Stored items
· · ·

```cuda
int r3dfs_edgeconv(const float* x, int64_t B, int64_t C, int64_t N, int64_t sb, int64_t sc,
                   int64_t sn, int k, const float* w1, const float* s1, const float* t1,
                   const float* w2, const float* s2, const float* t2, float* y, int64_t* idx_out,
                   void* wsp, size_t ws_bytes, r3dfs_stream_t stream) {
  if (!x || !w1 || !s1 || !t1 || !w2 || !s2 || !t2 || !y || !wsp || B <= 0 || C <= 0 || N <= 0)
    return R3DFS_E_BADARG;
  if (k < 1 || k > 32 || k > N || B > 65535) return R3DFS_E_UNSUPPORTED;
  if (ws_bytes < r3dfs_edgeconv_workspace(B, C, N, k)) return R3DFS_E_WORKSPACE;
  if (((uintptr_t)y & 15) != 0) return R3DFS_E_ALIGN;
  cudaStream_t st = (cudaStream_t)stream;
  const int64_t M = B * N;
  WsBump ws(wsp, ws_bytes);
  float* xp = ws.take<float>(M * C);
  float* xx = ws.take<float>(M);
  int32_t* idx = ws.take<int32_t>(M * k);
  float* wpq = ws.take<float>(128 * C);
  float* spq = ws.take<float>(128);
  float* tpq = ws.take<float>(128);
  float* PQ = ws.take<float>(M * 128);
  const size_t split_bytes = knn_split_bytes((int)C, B, (int)N, k);
  unsigned char* split = split_bytes ? ws.take<unsigned char>(split_bytes) : nullptr;
  if (!ws.ok()) return R3DFS_E_WORKSPACE;
  R3DFS_TRY(launch_to_point_major(x, B, C, N, sb, sc, sn, xp, st));
  R3DFS_TRY(launch_row_norms(xp, M, (int)C, (int)C, xx, st));
  R3DFS_TRY(launch_knn_auto(xp, (int)C, (int)C, xx, B, (int)N, k, idx, idx_out, 0, st, split,
                            split_bytes));
  R3DFS_TRY(launch_fold_edge_w1(w1, s1, t1, (int)C, wpq, spq, tpq, st));
  R3DFS_TRY(launch_linear_auto(xp, (int)C, wpq, spq, tpq, ACT_NONE, M, (int)C, 128, PQ, 128,
                               identity_map(), st));
  return launch_edge_mlp_auto(PQ, idx, w2, s2, t2, B, (int)N, k, y, 64, identity_map(), st);
}

size_t r3dfs_attention_workspace(int64_t B, int64_t N) {
  return align_up(sizeof(float) * B * N * 192, 256) + align_up(sizeof(float) * B, 256) +
         align_up(attention_split_bytes(B, (int)N), 256) + 512;
}

int r3dfs_attention(const float* x, int64_t B, int64_t N, int64_t Cin, const float* wqkv, float* y,
                    void* wsp, size_t ws_bytes, r3dfs_stream_t stream) {
  if (!x || !wqkv || !y || !wsp || B <= 0 || N <= 0 || Cin <= 0) return R3DFS_E_BADARG;
  if (B > 65535) return R3DFS_E_UNSUPPORTED;
  if (ws_bytes < r3dfs_attention_workspace(B, N)) return R3DFS_E_WORKSPACE;
  cudaStream_t st = (cudaStream_t)stream;
  WsBump ws(wsp, ws_bytes);
  float* qkv = ws.take<float>(B * N * 192);
  float* kmax = ws.take<float>(B);
  const size_t split_bytes = attention_split_bytes(B, (int)N);
  unsigned char* split = ws.take<unsigned char>(split_bytes);
  if (!ws.ok()) return R3DFS_E_WORKSPACE;
  R3DFS_TRY(launch_linear_auto(x, (int)Cin, wqkv, nullptr, nullptr, ACT_NONE, B * N, (int)Cin, 192,
                               qkv, 192, identity_map(), st));
  return launch_attention_auto(qkv, 192, B, (int)N, y, 64, identity_map(), st, kmax, split,
                               split_bytes);
}

size_t r3dfs_features_workspace(int64_t B, int64_t N) {
  const int64_t M = B * N;
// ... 654 lines not shown
```

r3dfsseg_b200/csrc/common.cuh:

```cuda
#pragma once
#include <cuda_runtime.h>
#include <stdint.h>
#include <math.h>

#include "../../include/r3dfs.h"

#define R3DFS_FEAT_DIM 192
#define R3DFS_EC_WIDTH 64

extern thread_local long long r3dfs_launches;

#ifdef R3DFS_AB_SWITCHES
#include <stdlib.h>
#define R3DFS_GETENV(name) getenv(name)
#else
#define R3DFS_GETENV(name) ((const char*)nullptr)
#endif

#define R3DFS_CHECK_LAUNCH()                       \
  do {                                             \
    cudaError_t e__ = cudaGetLastError();          \
    if (e__ != cudaSuccess) return (int)e__;       \
    ++r3dfs_launches;                              \
  } while (0)
// ... 41 lines not shown
  int cpe;
  int n;
  int64_t ep_rows;
  int64_t row_off;
  __host__ __device__ inline int64_t operator()(int64_t m) const {
    if (cpe == 0) return m;
    int64_t b = m / n, i = m - b * n;
    return (b / cpe) * ep_rows + row_off + (b % cpe) * (int64_t)n + i;
  }
};
static inline RowMap identity_map() { return RowMap{0, 1, 0, 0}; }

enum Act { ACT_NONE = 0, ACT_RELU = 1, ACT_LRELU = 2 };

__device__ __forceinline__ float apply_act(float v, int act) {
  if (act == ACT_RELU) return fmaxf(v, 0.f);
  if (act == ACT_LRELU) return v > 0.f ? v : 0.2f * v;
  return v;
}
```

· · ·

Filtering the entries above by the word "wqkv", copy each line that matches.

int r3dfs_attention(const float* x, int64_t B, int64_t N, int64_t Cin, const float* wqkv, float* y,
  if (!x || !wqkv || !y || !wsp || B <= 0 || N <= 0 || Cin <= 0) return R3DFS_E_BADARG;
  R3DFS_TRY(launch_linear_auto(x, (int)Cin, wqkv, nullptr, nullptr, ACT_NONE, B * N, (int)Cin, 192,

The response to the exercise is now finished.